Der Tarifkampf der Lokführer und Zugbegleiter ist mit dem einwöchigen Streik in eine neue Phase eingetreten. Seit Montagnachmittag wird der Güterverkehr, seit Dienstag auch der Personenverkehr bundesweit bestreikt. Die GDL (Gewerkschaft Deutscher Lokomotivführer) will den Streik noch bis Sonntagmorgen fortsetzen.
Nachdem der Streik in den ersten beiden Tagen weitgehend befolgt wurde und große Teile des Güter- und Personenverkehrs zum Stillstand brachte, schlug Bahnchef Rüdiger Grube vor, den früheren Brandenburger Ministerpräsidenten Matthias Platzeck als Vermittler einzuschalten.
GDL-Chef Claus Weselsky wies dies am Dienstagmittag zurück. Auf einer Kundgebung in Köln sagte er: „Niemand sollte davon ausgehen, dass wir zum jetzigen Zeitpunkt aufgrund eines PR-Gags des Vorstandsvorsitzenden die Streikaktionen beenden.“ Grube hatte zur Bedingung gemacht, dass die GDL den Streik sofort abbricht.
Vor dem Frankfurter Hauptbahnhof kommentierten am Mittwoch streikende Lokführer und Zugbegleiter, aber auch Reisende und Passanten die jüngste Streikentwicklung.
„Das soll wohl ein Witz sein, dass man uns als unabhängigen Vermittler jetzt den Platzeck vorschlägt, einen prominenten SPD-Politiker“, sagte ein junger Zugbegleiter, der von Grubes Angebot gehört hatte. „Wo die [SPD-Bundesarbeitsministerin Andrea] Nahles doch selbst das Tarifeinheitsgesetz durchsetzt, das uns mundtot machen soll.“
Damit sprach er den Gesetzentwurf zur Tarifeinheit an, den SPD-Arbeitsministerin Andrea Nahles gerade schnellstmöglich im Parlament durchsetzen will.
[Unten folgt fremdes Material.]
template <int WPB>
__global__ void __launch_bounds__(64 * WPB) k_dp_stripe(const i32 *__restrict__ blk2job, const StripeJob *__restrict__ sjobs, const uint8_t *__restrict__ pool1, const i64 *__restrict__ off1,
                                                   const uint8_t *__restrict__ pool2, const i64 *__restrict__ off2, uint8_t *dirbase, u32 *bndbase, u32 *ctr,
                                                   uint8_t *revbase, uint8_t *ops, const i64 *__restrict__ ops_off, i32 *ops_len, u32 ep, i32 lds_c1, i32 lds_rows, u32 *err, i32 tick_slot)
{
	extern __shared__ __attribute__((aligned(16))) u32 C2[];
	uint8_t *tile = (uint8_t *)C2;
	__shared__ u32 s_bid, s_tick;
	if (threadIdx.x == 0) {
		s_tick = 0;
		const u32 tk = __hip_atomic_fetch_add(&ctr[tick_slot], 1u, __ATOMIC_RELAXED, __HIP_MEMORY_SCOPE_AGENT);
		if (tk == gridDim.x - 1) __hip_atomic_store(&ctr[tick_slot], 0u, __ATOMIC_RELAXED, __HIP_MEMORY_SCOPE_AGENT);
		s_bid = tk;
	}
	__syncthreads();
	const u32 bid = s_bid;
	if (bid < DP_PRIO_BLOCKS) __builtin_amdgcn_s_setprio(3);
	const StripeJob sj = sjobs[blk2job[bid]];
	const int lane = threadIdx.x & 63, wave = threadIdx.x >> 6;
	const int m = sj.m, n = sj.n, P = sj.P, PP = (P + 1) >> 1;
	const int pp = ((int)bid - sj.first_block) * WPB + wave;
	const uint8_t *s1 = pool1 + off1[sj.job], *s2 = pool2 + off2[sj.job];
	const size_t pitch = (size_t)DP_STRIPE_BYTES(m);
	const int nblk = (m + 63 + 7) >> 3;
	uint8_t *dir = dirbase + sj.diroff;
	u32 *bnd_in = bndbase + sj.bndoff + (size_t)(pp - 1) * m, *bnd_out = bndbase + sj.bndoff + (size_t)pp * m;
	{
		int fe = (m + DP_C1_PAD + 63) & ~63; fe = fe < (lds_c1 >> 2) ? fe : (lds_c1 >> 2);
		for (int t = threadIdx.x; t < fe; t += 64 * WPB) {
			const int j = t - 128, jb = j - 64;
			const u32 ca = (j >= 0 && j < m) ? (u32)gsa_nt4(s1[j]) : 4u, cb = (jb >= 0 && jb < m) ? (u32)gsa_nt4(s1[jb]) : 4u;
			C2[t] = (ca < 4 ? ca : 0x0cu) | 0x0c000c00u | ((cb < 4 ? 4u + cb : 0x0cu) << 16);
		}
	}
	u32 *lds_bnd = C2 + (lds_c1 >> 2);
	if (WPB > 1) for (int t = threadIdx.x; t < (WPB - 1) * lds_rows; t += 64 * WPB) lds_bnd[t] = 0;
	u32 *lin = lds_bnd + (size_t)(wave > 0 ? wave - 1 : 0) * lds_rows, *lout = lds_bnd + (size_t)(wave < WPB - 1 ? wave : 0) * lds_rows;
	const bool out_lds = WPB > 1 && wave < WPB - 1;
	const int tA = pp * 128 + lane, tB = tA + 64;
	const bool hasB = 2 * pp + 1 < P;
	const int WpB = !hasB ? 0 : (n - pp * 128 - 64 < 64 ? n - pp * 128 - 64 : 64);
	const int WpA = n - pp * 128 < 64 ? n - pp * 128 : 64;
	const int cqA = tA < n ? gsa_nt4(s2[tA]) : 4, cqB = tB < n ? gsa_nt4(s2[tB]) : 4;
	u32 tblA = 0, tblB = 0;
#pragma unroll
	for (int cc = 0; cc < 4; cc++) {
		tblA |= (u32)(cqA == 4 ? 0 : (cqA == cc ? 7 ^ 6 : 5 ^ 6)) << (8 * cc);
		tblB |= (u32)(cqB == 4 ? 0 : (cqB == cc ? 7 ^ 6 : 5 ^ 6)) << (8 * cc);
	}
	const u32 uinit2 = (tA ? 2u : 0u) | (2u << 16);
	u32 u2 = uinit2, y2 = 0;
	u32 bin = 0, gnext = 0;
	__syncthreads();
	if (pp >= PP) return;
	const int S_end = hasB ? 64 + m + WpB - 1 : m + WpA - 1;
	DPT(const unsigned long long T0c = wall_clock64();)
	u32 *dirA = (u32 *)(dir + (size_t)(2 * pp) * pitch), *dirB = (u32 *)(dir + (size_t)(2 * pp + 1) * pitch);
	if (pp > 0) {
		const int row = (lane & (DP_G - 1)) < m ? (lane & (DP_G - 1)) : m - 1;
		gnext = (WPB > 1 && wave > 0) ? __hip_atomic_load(&lin[row], __ATOMIC_RELAXED, __HIP_MEMORY_SCOPE_WORKGROUP) : __hip_atomic_load(&bnd_in[row], __ATOMIC_RELAXED, __HIP_MEMORY_SCOPE_AGENT);
	}
	asm volatile("" :: "v"(gnext));
	const bool pub_stripe = pp < PP - 1;
	u32 pk2 = 0;
	u32 hb = 0;
	const u32 selx = lane ? 0x0c060c04u : 0x0c040c00u, selv = lane ? 0x0c070c05u : 0x0c050c01u;
	u32 acc = 0, r0 = 0;
	u32 c1 = 0x00010001u, c2 = 0x00020002u, c4 = 0x00040004u, c7 = 0x00070007u, c16 = 0x00100010u;
	DP_OPAQUE(c1); DP_OPAQUE(c2); DP_OPAQUE(c4); DP_OPAQUE(c7); DP_OPAQUE(c16);
#define DP_WL_LIT(HB, VAL, K) asm("v_writelane_b32 %0, %1, %2" : "+v"(HB) : "s"(VAL), "n"(K));
#define DP_WL_VAR(HB, VAL, K) if (lane == (K)) HB = (VAL);
#define DP_LOADG(MODE, ROW) ((MODE) == 2 ? __hip_atomic_load(&lin[ROW], __ATOMIC_RELAXED, __HIP_MEMORY_SCOPE_WORKGROUP) : __hip_atomic_load(&bnd_in[ROW], __ATOMIC_RELAXED, __HIP_MEMORY_SCOPE_AGENT))
#define DP_STEP(K2, MODE, WSEL, GUARD, WL)                                                                       \
	{                                                                                                           \
		const int s_ = s0 + (K2);                                                                               \
		if (((K2) & (DP_G - 1)) == 0) {                                                                         \
			if ((MODE) == 0) bin = (s_ == 0 && lane == 0) ? 0u : 0x200u;     \
			else if (s_ < m) {                                                                                  \
				 \
				const int row = s_ + (lane & (DP_G - 1));                                                       \
				const bool need = lane < DP_G && row < m;                                                       \
				u32 g = gnext;                                                                                  \
				if (!__all(!need || (g >> 16) == ep)) {       \
					u32 spins = 0; const unsigned long long t_wait0 = wall_clock64();                          \
					do {                                                                                        \
						if ((++spins & 255) == 0 && (wall_clock64() - t_wait0 > DP_WAIT_TICKS || __hip_atomic_load(err, __ATOMIC_RELAXED, __HIP_MEMORY_SCOPE_AGENT))) { if (lane == 0) __hip_atomic_store(err, 1u, __ATOMIC_RELAXED, __HIP_MEMORY_SCOPE_AGENT); break; } \
						__builtin_amdgcn_s_sleep(1);                                                            \
						if (need) g = DP_LOADG(MODE, row);                                                      \
					} while (!__all(!need || (g >> 16) == ep));                                                  \
				}                                                                                               \
				bin = g & 0xffffu;                                                                              \
				 \
				const int rown = row + DP_G < m ? row + DP_G : m - 1;                                           \
				gnext = DP_LOADG(MODE, rown);                                                                   \
			}                                                                                                   \
		}                                                                                                       \
		               \
		                          \
		const u32 bin0 = (u32)__builtin_amdgcn_readlane((int)bin, (K2) & (DP_G - 1));                           \
		const u32 rot = (u32)__builtin_amdgcn_mov_dpp((int)pk2, 0x13C, 0xf, 0xf, true);                         \
		WL(hb, (u32)__builtin_amdgcn_readlane((int)pk2, 63) >> 16, (K2) & 7)       \
		const u32 x1 = __builtin_amdgcn_perm(rot, bin0, selx), v1 = __builtin_amdgcn_perm(rot, bin0, selv);     \
		const u32 z0 = __builtin_amdgcn_perm(tblB, tblA, (WSEL)) ^ 0x00060006u;                                 \
		const u32 a = pk_add(x1, v1), b = pk_add(y2, u2);                                                       \
		const u32 z1 = pk_max(z0, a), z2 = pk_max(z1, b);                                                       \
		const u32 ta = pk_min(pk_sub(z1, z0), c1), tb = pk_min(pk_sub(z2, z1), c1);       \
		const u32 zc = pk_min(z2, c7);                                                                          \
		const u32 un = pk_sub(zc, v1), vn = pk_sub(zc, u2), zz = pk_sub(zc, c2);                                \
		const u32 xa = pk_sub_sat(a, zz), yb = pk_sub_sat(b, zz);                                                \
		const u32 fa = pk_min(xa, c1), fb = pk_min(yb, c1);                                                      \
		 \
		acc = pk_mad(acc, c16, pk_mad(pk_mad(fb, c2, fa), c4, pk_mad(tb, c2, ta)));                             \
		u2 = un; y2 = yb;                                                                                       \
		pk2 = __builtin_amdgcn_perm(vn, xa, 0x06020400u);       \
		if (GUARD) {                                                                                            \
			const u32 keep = (lane <= s_ ? 0xffffu : 0u) | (lane <= s_ - 64 ? 0xffff0000u : 0u);               \
			u2 = (u2 & keep) | (uinit2 & ~keep); y2 &= keep;                                                    \
		}                                                                                                       \
		if (((K2) & 7) == 3) r0 = acc;                                                                  \
		if (((K2) & 7) == 7) {                                                                                  \
			const int blk = s_ >> 3;                                                                            \
			if (!(GUARD) || blk < nblk) dirA[((size_t)blk << 6) + lane] = __builtin_amdgcn_perm(acc, r0, 0x05040100u); \
			if (hasB && (!(GUARD) || (blk >= 8 && blk - 8 < nblk))) dirB[((size_t)(blk - 8) << 6) + lane] = __builtin_amdgcn_perm(acc, r0, 0x07060302u); \
		}                                                                                                       \
		if (((K2) & 7) == 7 && pub_stripe && s_ >= 135) {                                                       \
			   \
			const int row = s_ - 135 + lane;                                                                    \
			if (lane < 8 && row < m) {                                                                          \
				if (out_lds) __hip_atomic_store(&lout[row], (ep << 16) | hb, __ATOMIC_RELAXED, __HIP_MEMORY_SCOPE_WORKGROUP); \
				else __hip_atomic_store(&bnd_out[row], (ep << 16) | hb, __ATOMIC_RELAXED, __HIP_MEMORY_SCOPE_AGENT); \
			}                                                                                                   \
		}                                                                                                       \
	}
#define DP_LOOP(MODE)                                                                                           \
	for (int s0 = 0; s0 < S_end; s0 += 16) {                                                                    \
		const u32 *crow = C2 + 128 + s0 - lane;                                  \
		if (s0 + 16 <= S_end) {                                                                                 \
			u32 w[16];                                                                                          \
			_Pragma("unroll") for (int k2 = 0; k2 < 16; k2++) w[k2] = crow[k2];                                   \
			if (s0 >= 128 && s0 + 16 <= 8 * nblk) {                                                             \
				 \
				DP_STEP(0, MODE, w[0], 0, DP_WL_LIT) DP_STEP(1, MODE, w[1], 0, DP_WL_LIT) DP_STEP(2, MODE, w[2], 0, DP_WL_LIT) DP_STEP(3, MODE, w[3], 0, DP_WL_LIT) DP_STEP(4, MODE, w[4], 0, DP_WL_LIT) DP_STEP(5, MODE, w[5], 0, DP_WL_LIT) DP_STEP(6, MODE, w[6], 0, DP_WL_LIT) DP_STEP(7, MODE, w[7], 0, DP_WL_LIT) \
				DP_STEP(8, MODE, w[8], 0, DP_WL_LIT) DP_STEP(9, MODE, w[9], 0, DP_WL_LIT) DP_STEP(10, MODE, w[10], 0, DP_WL_LIT) DP_STEP(11, MODE, w[11], 0, DP_WL_LIT) DP_STEP(12, MODE, w[12], 0, DP_WL_LIT) DP_STEP(13, MODE, w[13], 0, DP_WL_LIT) DP_STEP(14, MODE, w[14], 0, DP_WL_LIT) DP_STEP(15, MODE, w[15], 0, DP_WL_LIT) \
			} else {                                                                                            \
				DP_STEP(0, MODE, w[0], 1, DP_WL_LIT) DP_STEP(1, MODE, w[1], 1, DP_WL_LIT) DP_STEP(2, MODE, w[2], 1, DP_WL_LIT) DP_STEP(3, MODE, w[3], 1, DP_WL_LIT) DP_STEP(4, MODE, w[4], 1, DP_WL_LIT) DP_STEP(5, MODE, w[5], 1, DP_WL_LIT) DP_STEP(6, MODE, w[6], 1, DP_WL_LIT) DP_STEP(7, MODE, w[7], 1, DP_WL_LIT) \
				DP_STEP(8, MODE, w[8], 1, DP_WL_LIT) DP_STEP(9, MODE, w[9], 1, DP_WL_LIT) DP_STEP(10, MODE, w[10], 1, DP_WL_LIT) DP_STEP(11, MODE, w[11], 1, DP_WL_LIT) DP_STEP(12, MODE, w[12], 1, DP_WL_LIT) DP_STEP(13, MODE, w[13], 1, DP_WL_LIT) DP_STEP(14, MODE, w[14], 1, DP_WL_LIT) DP_STEP(15, MODE, w[15], 1, DP_WL_LIT) \
			}                                                                                                   \
		} else {                                                                                                \
			for (int k2 = 0; s0 + k2 < S_end; k2++) DP_STEP(k2, MODE, crow[k2], 1, DP_WL_VAR)                                 \
		}                                                                                                       \
	}
	if (pp == 0) { DP_LOOP(0) } else if (WPB > 1 && wave > 0) { DP_LOOP(2) } else { DP_LOOP(1) }
#undef DP_LOOP
#undef DP_STEP
#undef DP_LOADG
	if (S_end & 7) {
		if (S_end & 3) acc = pk_shl(acc, (u32)(4 * (4 - (S_end & 3))) * 0x00010001u);
		if ((S_end & 7) < 4) r0 = acc;
		const int blk = S_end >> 3;
		if (blk < nblk) dirA[((size_t)blk << 6) + lane] = __builtin_amdgcn_perm(acc, r0, 0x05040100u);
		if (hasB && blk >= 8 && blk - 8 < nblk) dirB[((size_t)(blk - 8) << 6) + lane] = __builtin_amdgcn_perm(acc, r0, 0x07060302u);
	}
	if (pub_stripe) {
		if (lane == (S_end & 7)) hb = (u32)__builtin_amdgcn_readlane((int)pk2, 63) >> 16;
		const int row = (S_end & ~7) - 128 + lane;
		if (lane <= (S_end & 7) && row >= 0 && row < m) {
			if (out_lds) __hip_atomic_store(&lout[row], (ep << 16) | hb, __ATOMIC_RELAXED, __HIP_MEMORY_SCOPE_WORKGROUP);
			else __hip_atomic_store(&bnd_out[row], (ep << 16) | hb, __ATOMIC_RELAXED, __HIP_MEMORY_SCOPE_AGENT);
		}
	}
	DPT(if (pp == 0 && lane == 0) ctr[sj.ctr + 40] = (u32)(wall_clock64() - T0c); if (pp == PP - 1 && lane == 0) ctr[sj.ctr + 41] = (u32)(wall_clock64() - T0c);)
	const bool one_wg = WPB > 1 && PP <= WPB;
	const int first_p = ((int)bid - sj.first_block) * WPB;
	const int mine = PP - first_p < WPB ? PP - first_p : WPB, n_wg = (PP + WPB - 1) / WPB;
	u32 ticket = 0;
	if (WPB > 1) {
		__builtin_amdgcn_fence(__ATOMIC_RELEASE, "workgroup");
		asm volatile("s_waitcnt vmcnt(0)" ::: "memory");
		if (lane == 0) ticket = __hip_atomic_fetch_add(&s_tick, 1u, __ATOMIC_RELAXED, __HIP_MEMORY_SCOPE_WORKGROUP);
		ticket = (u32)__builtin_amdgcn_readfirstlane((int)ticket);
		if ((int)ticket != mine - 1) return;
		__builtin_amdgcn_fence(__ATOMIC_ACQUIRE, "workgroup");
	}
	if (!one_wg) {
		__builtin_amdgcn_fence(__ATOMIC_RELEASE, "agent");
		asm volatile("s_waitcnt vmcnt(0)" ::: "memory");
		if (lane == 0) ticket = __hip_atomic_fetch_add(&ctr[sj.ctr], 1u, __ATOMIC_RELAXED, __HIP_MEMORY_SCOPE_AGENT);
		ticket = (u32)__builtin_amdgcn_readfirstlane((int)ticket);
		if ((int)ticket != (WPB > 1 ? n_wg : PP) - 1) return;
		if (lane == 0) ctr[sj.ctr] = 0;
		__builtin_amdgcn_fence(__ATOMIC_ACQUIRE, "agent");
	}
	DPT(const unsigned long long T1c = wall_clock64(); int ntile = 0, nrun = 0;)
	uint8_t *rev = revbase + ops_off[sj.job], *op = ops + ops_off[sj.job];
	int i = n - 1, j = m - 1, state = 0, k = 0;
	const int g = lane / DP_LOOK, e = lane - g * DP_LOOK;
	const int dlc = g == 2 ? 0 : -e, drl = g == 0 ? -2 * e : -e;
	constexpr int TB_BLKS = DP_TILE_ROWS / 8, TB_VEC = TB_BLKS * 16 / 64;
	static_assert(TB_VEC == 5, "the prefetched tile is five named registers (an array was kept in scratch: 96 bytes per lane)");
	uint4 pf0 = {0, 0, 0, 0}, pf1 = pf0, pf2 = pf0, pf3 = pf0, pf4 = pf0;
#define PF_EACH(X) X(0, pf0) X(1, pf1) X(2, pf2) X(3, pf3) X(4, pf4)
	int pf_sp = -1, pf_lo = 0, pf_hi = -1;
	const int rl_max = m - 1 + 63;
	const u32 *tile32 = (const u32 *)tile;
	while (i >= 0 && j >= 0) {
		i = __builtin_amdgcn_readfirstlane(i); j = __builtin_amdgcn_readfirstlane(j);
		DPT(ntile++;)
		const int sp = i >> 6, rl_hi = j + (i & 63);
		int rl_lo;
		uint4 *dst = (uint4 *)tile;
		if (sp == pf_sp && rl_hi <= pf_hi && rl_hi - pf_lo >= 64) {
			rl_lo = pf_lo;
			DPT(nrun += 1 << 16;)
#define PF_PUT(Q, R) dst[(Q) * 64 + lane] = R;
			PF_EACH(PF_PUT)
#undef PF_PUT
		} else {
			const int b_hi = rl_hi >> 3, b_lo = b_hi - (TB_BLKS - 1) > 0 ? b_hi - (TB_BLKS - 1) : 0;
			rl_lo = b_lo << 3;
			const uint4 *src = (const uint4 *)(dir + (size_t)sp * pitch + ((size_t)b_lo << 8));
			const int nvec = (b_hi - b_lo + 1) * 16;
#pragma unroll
			for (int q2 = 0; q2 < TB_VEC; q2++) { const int id = q2 * 64 + lane; if (id < nvec) dst[id] = src[id]; }
		}
		pf_sp = -1;
		{
			const int jp = j - ((i & 63) + 1);
			if (sp > 0 && jp >= 0) {
				int hi = jp + 63 + DP_TILE_SLACK; hi = hi < rl_max ? hi : rl_max;
				const int pb_hi = hi >> 3, pb_lo = pb_hi - (TB_BLKS - 1) > 0 ? pb_hi - (TB_BLKS - 1) : 0;
				const uint4 *src = (const uint4 *)(dir + (size_t)(sp - 1) * pitch + ((size_t)pb_lo << 8));
				const int nvec = (pb_hi - pb_lo + 1) * 16;
#define PF_GET(Q, R) { const int id = (Q) * 64 + lane; R = src[id < nvec ? id : 0]; }
				PF_EACH(PF_GET)
#undef PF_GET
				pf_sp = sp - 1; pf_lo = pb_lo << 3; pf_hi = (pb_hi << 3) + 7 < rl_max ? (pb_hi << 3) + 7 : rl_max;
			}
		}
		__builtin_amdgcn_fence(__ATOMIC_RELEASE, "workgroup");
		__builtin_amdgcn_wave_barrier();
		__builtin_amdgcn_fence(__ATOMIC_ACQUIRE, "workgroup");
		for (;;) {
			i = __builtin_amdgcn_readfirstlane(i); j = __builtin_amdgcn_readfirstlane(j);
			state = __builtin_amdgcn_readfirstlane(state); k = __builtin_amdgcn_readfirstlane(k);
			if (i < 0 || j < 0) break;
			const int lc = i - (sp << 6), rl = j + lc;
			if (lc < 0 || rl < rl_lo) break;
			const int lc2 = lc + dlc, rl2 = rl + drl;
			const bool valid = lane < 3 * DP_LOOK && lc2 >= 0 && rl2 >= rl_lo && rl2 - lc2 >= 0;
			u32 tmp = 0xffu;
			if (valid) {
				const u32 nb = (tile32[(((rl2 - rl_lo) >> 3) << 6) + lc2] >> ((((rl2 & 7) >> 2) << 4) + ((3 - (rl2 & 3)) << 2))) & 15u;
				tmp = ((nb & 2u) ? 2u : (nb & 1u)) | ((nb & 0xCu) << 1);
			}
			const u32 cur = (u32)__builtin_amdgcn_readfirstlane((int)tmp);
			const int S = dp_bt_next(state, cur);
			const int isM = S == 0 ? 1 : 0, isD = (S == 1 || S == 3) ? 1 : 0;
			const int gS = isM ? 0 : (isD ? 1 : 2);
			const bool cont = valid && g == gS && (isM ? (tmp & 7) == 0 : (((tmp >> (S + 2)) & 1) != 0 || (int)(tmp & 7) == S));
			const unsigned long long bal = __ballot(cont) >> (gS * DP_LOOK + 1);
			int run = __builtin_ctzll(~bal);
			run = run < DP_LOOK - 1 ? run : DP_LOOK - 1;
			const int L = 1 + run;
			if (lane < L) rev[k + lane] = (uint8_t)(isM ? 'M' : (isD ? 'D' : 'I'));
			k += L; state = S; DPT(nrun++;)
			i -= (isM | isD) ? L : 0; j -= (isM | (1 - isD)) ? L : 0;
		}
	}
	DPT(if (lane == 0) { ctr[sj.ctr + 42] = (u32)(wall_clock64() - T1c); ctr[sj.ctr + 43] = ntile; ctr[sj.ctr + 44] = nrun; ctr[sj.ctr + 45] = (u32)(wall_clock64() - T0c); })
	if (lane == 0) {
		for (; i >= 0; --i) rev[k++] = 'D';
		for (; j >= 0; --j) rev[k++] = 'I';
		ops_len[sj.job] = k;
	}
	k = __builtin_amdgcn_readfirstlane(k);
	__builtin_amdgcn_fence(__ATOMIC_RELEASE, "workgroup");
	asm volatile("s_waitcnt vmcnt(0)" ::: "memory");
	__builtin_amdgcn_fence(__ATOMIC_ACQUIRE, "workgroup");
	for (int q2 = lane; q2 < k; q2 += 64) op[q2] = rev[k - 1 - q2];
}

Das Gesetz, das für jeden Betrieb nur noch einen Tarifvertrag vorsieht, zielt darauf ab, die Kontrolle der DGB-Gewerkschaften zu festigen und in eine regelrechte Zwangsjacke für die Beschäftigten zu verwandeln. Jeder von Arbeitern selbst organisierte Streik wäre dann von vorneherein illegal.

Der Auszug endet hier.